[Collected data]

····················

__device__ void lpc_levinson(const double *r, uint32_t N, Cand *cand)
{
    for (int c = 0; c < kCands; c++) cand[c].den = 0;
    if (!(r[0] > 0.0)) return;
    double a[kLags] = {0}, t[kLags];
    double err = r[0];
    int next = 0;
    for (int m = 1; m <= kLpcMaxOrder && next < kCands; m++) {
        double acc = r[m];
        for (int i = 1; i < m; i++) acc -= a[i] * r[m - i];
        const double km = acc / err;
        if (!(fabs(km) < 1.0)) return;
        for (int i = 1; i < m; i++) t[i] = a[i] - km * a[m - i];
        for (int i = 1; i < m; i++) a[i] = t[i];
        a[m] = km;
        err *= 1.0 - km * km;
        if (!(err > 0.0)) return;
        if (m != kOrders[next]) continue;
        Cand &cd = cand[next++];
        if (2u * (uint32_t)m >= N) return;
        double amax = 0;
        for (int i = 1; i <= m; i++) amax = fmax(amax, fabs(a[i]));
        int den = 15;
        while (den >= 5 && rint(amax * (double)(1 << den)) > 32767.0) den--;
        if (den < 5) continue;
        for (int i = 1; i <= m; i++) cd.coefs[i - 1] = (int16_t)rint(a[i] * (double)(1 << den));
        cd.den = den;
    }
}

}

template <int DEPTH, int CH>
__global__ __launch_bounds__(kChanThreads * CH) void k_lpc(LpcArgs A)
{
    extern __shared__ int32_t planes[];
    __shared__ uint32_t recip[17];
    __shared__ double part[CH][kWavesPerChan][kLags];
    __shared__ Cand cand[CH][kCands];
    __shared__ uint32_t bits[CH][kCands];
    __shared__ int32_t win[CH];
    constexpr uint32_t SHB = bytes_shifted(DEPTH);
    constexpr uint32_t chanBits = DEPTH - 8 * SHB + (CH == 2 ? 1 : 0);
    const uint32_t p = blockIdx.x, tid = threadIdx.x;
    const uint32_t c = tid / kChanThreads, tc = tid - c * kChanThreads, wave = tc >> 6, lane = tc & 63;
    const int k = (int)(lane & 31), h = (int)(wave * 2 + (lane >> 5));
    PacketRec *rec = A.recs + p;
    if (tid < CH) A.lpc[(uint64_t)p * 2 + tid].num = 0;
    const uint32_t N = rec->numSamples, mixRes = rec->mixRes;
    if (rec->escape || N == 0 || N > A.frameSize) return;
    gol_table_init(recip, (int)tid);
    int32_t *X = planes + c * A.frameSize;
    const uint8_t *pk = A.pcm + (uint64_t)p * A.frameSize * CH * bytes_per_sample(DEPTH);
    for (uint32_t j = tc; j < N; j += kChanThreads) {
        if constexpr (CH == 2) {
            int32_t l, r;
            load_lr<DEPTH>(pk, j, l, r);
            X[j] = mix_sample((int32_t)mixRes, (int)c, l, r);
        } else {
            X[j] = load_sample<DEPTH>(pk, j) >> (8 * (int)SHB);
        }
    }
    __syncthreads();

    double acc[kLags];
#pragma unroll
    for (int L = 0; L < kLags; L++) acc[L] = 0.0;
    for (uint32_t j = tc; j < N; j += kChanThreads) {
        const double xj = (double)X[j];
#pragma unroll
        for (int L = 0; L < kLags; L++)
            if (j >= (uint32_t)L) acc[L] = fma(xj, (double)X[j - L], acc[L]);
    }
#pragma unroll
    for (int L = 0; L < kLags; L++) {
        double v = acc[L];
#pragma unroll
        for (int d = 32; d >= 1; d >>= 1) v += __shfl_xor(v, d);
        if (lane == 0) part[c][wave][L] = v;
    }
    __syncthreads();
    if (tc == 0) {
        double r[kLags];
        for (int L = 0; L < kLags; L++) r[L] = (part[c][0][L] + part[c][1][L]) + part[c][2][L];
        lpc_levinson(r, N, cand[c]);
    }
    __syncthreads();

    const Cand &cd = cand[c][h];
    const int na = kOrders[h];
    const bool live = cd.den != 0;
    if (live) {
        const uint32_t b = lpc_pass<false>(X, N, cd, na, k, chanBits, recip, nullptr, 0);
        if (k == 0) bits[c][h] = b;
    }
    __syncthreads();
    if (tc == 0) {
        uint32_t best = 16u * rec->c[c].num + rec->c[c].bits;
        int w = -1;
        for (int q = 0; q < kCands; q++) {
            if (!cand[c][q].den) continue;
            const uint32_t cost = 16u * (uint32_t)kOrders[q] + bits[c][q];
            if (cost < best) best = cost, w = q;
        }
        win[c] = w;
    }
    __syncthreads();
    if (win[c] == h) {
        uint32_t *slot = A.bitWords + ((uint64_t)p * 2 + c) * A.wcap;
        const uint32_t b = lpc_pass<true>(X, N, cd, na, k, chanBits, recip, slot, A.wcap);
        if (k == 0) {
            rec->c[c].bits = b;
            rec->c[c].num = (uint16_t)na;
            LpcChan &o = A.lpc[(uint64_t)p * 2 + c];
            o.den = (uint16_t)cd.den;
            for (int i = 0; i < na; i++) o.coefs[i] = cd.coefs[i];
            o.num = (uint16_t)na;
        }
    }
    __syncthreads();
    if (tid == 0 && (win[0] >= 0 || win[CH - 1] >= 0)) {
        const uint32_t partial = (N != A.frameSize);
        uint32_t body = 12 + 4 + (partial ? 32 : 0) + 16 + N * (SHB * 8) * CH;
        for (uint32_t q = 0; q < (uint32_t)CH; q++) body += 16 + 16 * rec->c[q].num + rec->c[q].bits;
        rec->totalBits = 7 + body + 3;
        A.packetBytes[p] = (7 + body + 3 + 7) / 8;
    }
}
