# joshua-lintropic/pfs-neural-net

Measured on AMD Instinct MI355X. Metric: training-step edges/sec on 2394×128 bipartite batches; % HBM roofline, higher is better.
Workload: dtype f32 (split-bf16 products: bf16x6 forward, bf16x3 backward); 1 GPU; 16 complete bipartite 2394x128 graphs per GPU, 8 message-passing blocks, Fdim 10; full training step (GNN fwd + train.py loss + bwd + Adam); fibers=2394, classes=128, graphs_per_gpu=16, global_graphs=16, blocks=8, fdim=10, edges_per_gpu_step=4902912, parallelism=dp1

## Files before the change

### include/pfsgnn.h

```cpp
#ifndef PFSGNN_H
#define PFSGNN_H

#include <stddef.h>
#include <stdint.h>

#ifdef __cplusplus
extern "C" {
#endif

const char* pfsgnn_version(void);
const char* pfsgnn_last_error(void);
size_t pfsgnn_workspace_bytes(int G, int NF, int NC, int F);

#define PFSGNN_EDGE_VALU 0
#define PFSGNN_EDGE_MFMA 1
#define PFSGNN_EDGE_MFMA_F32 2
#define PFSGNN_EDGE_BF16Y 3
#define PFSGNN_EDGE_BF16 4
#define PFSGNN_EDGE_BF16_MFMA 5
#define PFSGNN_EDGE_BF16X3 6
#define PFSGNN_EDGE_BF16X6 7
int pfsgnn_set_edge_path(int path);
int pfsgnn_get_edge_path(void);
size_t pfsgnn_sync_bytes(void);
// ... 260 lines not shown
int pfsgnn_sliced_plan(const int* fib_ptr, int G, int NF, int* fib, int* base, int* len,
                       int* slot_of, long long* info, void* ws, size_t ws_bytes, void* stream);
int pfsgnn_sliced_fill(const int* src_p, const int* tgt_p, const int* user_of, const int* fib_ptr,
                       long long E, int NF, int NC, const int* slot_of, const int* base,
                       long long EP, int maxdeg, unsigned char* cls, int* pos_user, float* pco,
                       void* stream);
int pfsgnn_edges_to_slots(const float* src, long long E, long long EP, int F, const int* pos_user,
                          float* dst, void* stream);
int pfsgnn_edges_from_slots(const float* y, const float* sc, const float* sh, long long E,
                            long long EP, int F, const int* pos_user, int rowmajor, float* dst,
                            void* stream);
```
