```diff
+    class FreeThread {
+       public:
+        FreeThread() = default;
+        ~FreeThread() {
+            if (on_) HelpBoard::instance().free_.fetch_sub(1, std::memory_order_relaxed);
+        }
+        FreeThread(const FreeThread&) = delete;
+        FreeThread& operator=(const FreeThread&) = delete;
+        void enter() {
+            if (!on_) HelpBoard::instance().free_.fetch_add(1, std::memory_order_relaxed);
+            on_ = true;
+        }
+
+       private:
+        bool on_ = false;
+    };
+
+    int post(const std::function<bool()>* work, int priority = 0) {
+        Slot* s = post(HelpJob{&call_function, const_cast<std::function<bool()>*>(work), kMaxPieces, priority});
+        return s ? s->index : -1;
+    }
+    void retire(int slot) {
+        if (slot >= 0) retire(slots_[slot]);
+    }
     class Posted {
        public:
         explicit Posted(const std::function<bool()>* work, int priority = 0) : slot_(HelpBoard::instance().post(work, priority)) {}
@@ -77,15 +152,18 @@
     };
 
    private:
-    static constexpr int kSlots = 64;
-    struct alignas(64) Slot {
-        std::atomic<const std::function<bool()>*> job{nullptr};
-        std::atomic<int> inside{0};
-        std::atomic<int> priority{0};
-    };
+    static bool call_function(void* ctx, int) { return (*static_cast<const std::function<bool()>*>(ctx))(); }
+    bool run_claimed(Slot& s, uint64_t c) {
+        if (s.index >= 0) open_.fetch_sub(1, std::memory_order_relaxed);
+        const bool did = s.run(s.ctx, (int)(uint32_t)c);
+        if (!did) s.exhausted.store((uint32_t)(c >> 32), std::memory_order_relaxed);
+        s.done.fetch_add(1, std::memory_order_release);
+        return did;
+    }
     Slot slots_[kSlots];
-    std::atomic<int> posted_{0};
-    std::atomic<unsigned> next_{0};
+    alignas(64) std::atomic<uint64_t> occ_{0};
+    alignas(64) std::atomic<long long> open_{0};
+    alignas(64) std::atomic<int> free_{0};
 };
 
 class SpinPool {
```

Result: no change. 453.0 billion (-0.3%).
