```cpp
int rk_dist_kernel_name(rk_ctx *ctx, const rk_index *idx, const rk_sketches *queries, const rk_dist_opts *opts, char *buf,
                        size_t cap)
{
    if (!ctx || !idx || !opts || !buf || !cap) return RK_ERR_ARG;
    if (queries) return rk_distq_kernel_name(ctx, idx, queries, buf, cap);
    SelfPlan sp;
    int rc = plan_self(ctx, idx, opts, rk_dense_mode(opts), ctx->stream, &sp);
    if (rc) return rc;
    if (sp.kind == SelfPlan::kTiles && sp.need_tiles)
        snprintf(buf, cap, "rk_tile_kernel");
    else if (sp.kind == SelfPlan::kTiles)
        snprintf(buf, cap, "rk_tile_kernel<%du, %s>", sp.tile.threads, sp.tile.srow ? "true" : "false");
    else if (sp.kind == SelfPlan::kNear)
        snprintf(buf, cap, "rk_near_kernel<%s, %d>", sp.near.pair ? "true" : "false", sp.near.uw);
    else {
        if (ctx->sw_dist_debug) print_bands(sp.bands);
        const Plan &p = sp.bands[0];
        if (sp.bands.size() > 1)
            snprintf(buf, cap, "rk_dist_kernel<%s, %d, %u> [%u bands]", p.u16 ? "true" : "false", p.mode, p.threads, (unsigned)sp.bands.size());
        else
            snprintf(buf, cap, "rk_dist_kernel<%s, %d, %u>", p.u16 ? "true" : "false", p.mode, p.threads);
    }
    return RK_OK;
}

int rk_index_tile_stats(const rk_index *idx, const rk_dist_opts *opts, uint64_t out[4])
{
    if (!idx || !out) return RK_ERR_ARG;
    out[0] = out[1] = out[2] = out[3] = 0;
    if (!idx->tiles_ready) return RK_OK;
    out[0] = idx->n_tiles;
    out[2] = idx->n_tile_records;
    out[3] = idx->n_tile_slots;
    if (opts && opts->kmer_size > 0 && opts->max_dist > 0.0) out[1] = tile_launch_shape(idx, opts, rk_min_jorc(opts)).grid;
    return RK_OK;
}

int rk_dist_rows_dev(rk_ctx *ctx, const rk_index *idx, const rk_sketches *queries,
                     const rk_dist_opts *opts, rk_hit *hits_dev, uint64_t hits_cap,
                     uint64_t *n_hits_dev, void *stream)
{
    if (!ctx || !idx || !opts || !n_hits_dev || (!hits_dev && hits_cap)) return RK_ERR_ARG;
    RK_HIP(ctx, hipSetDevice(ctx->device));
    if (queries) {
        if (opts->triangle && queries->n != idx->n_ref)
            return rk_fail(ctx, RK_ERR_ARG, "triangle mode needs the indexed sketches as queries (%u vs %u)",
                           queries->n, idx->n_ref);
        return rk_distq_launch(ctx, idx, queries, opts, rk_dense_mode(opts), hits_dev, hits_cap, (unsigned long long *)n_hits_dev,
                               nullptr, (hipStream_t)stream);
    }
    if (int rc = rk_self_join_args(ctx, idx, opts)) return rc;
    return launch_self(ctx, idx, opts, rk_dense_mode(opts), hits_dev, hits_cap, (unsigned long long *)n_hits_dev, (hipStream_t)stream);
}

int rk_dist_rows(rk_ctx *ctx, const rk_index *idx, const rk_sketches *queries,
// ... 70 lines not shown
```

rabbitkssd_amd/csrc/rk_dist_tile.inc:

```

struct TileArgs {
    const unsigned long long *tile_key;
    const unsigned long long *tile_start;
    const uint32_t *blk_min;
    const uint64_t *size_off;
    const uint32_t *orig;
    const uint32_t *order;
    const uint4 *dir;
    unsigned long long n_tiles;
    uint32_t n_ref;
    uint32_t row_first, row_step, row_block;
    int metric, kmer_size;
    double max_dist, min_jorc;
    rk_hit *hits;
    unsigned long long cap;
    unsigned long long *n_hits;
    int debug;
};

constexpr unsigned long long kTileSrowPerTile = 2000ULL;
constexpr int kTilePlanes = 11;

__device__ inline uint32_t csa(uint32_t &a, uint32_t b, uint32_t c)
{
    const uint32_t carry = __builtin_amdgcn_bitop3_b32(a, b, c, 0xE8);
    a = __builtin_amdgcn_bitop3_b32(a, b, c, 0x96);
    return carry;
}
__device__ inline uint32_t ripple(uint32_t &p, uint32_t carry)
{
    const uint32_t c2 = p & carry;
    p ^= carry;
    return c2;
}
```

····················

Whenever the string "snprintf" turns up in a line of the data, copy that line.

        snprintf(buf, cap, "rk_tile_kernel");
        snprintf(buf, cap, "rk_tile_kernel<%du, %s>", sp.tile.threads, sp.tile.srow ? "true" : "false");
        snprintf(buf, cap, "rk_near_kernel<%s, %d>", sp.near.pair ? "true" : "false", sp.near.uw);
            snprintf(buf, cap, "rk_dist_kernel<%s, %d, %u> [%u bands]", p.u16 ? "true" : "false", p.mode, p.threads, (unsigned)sp.bands.size());
            snprintf(buf, cap, "rk_dist_kernel<%s, %d, %u>", p.u16 ? "true" : "false", p.mode, p.threads);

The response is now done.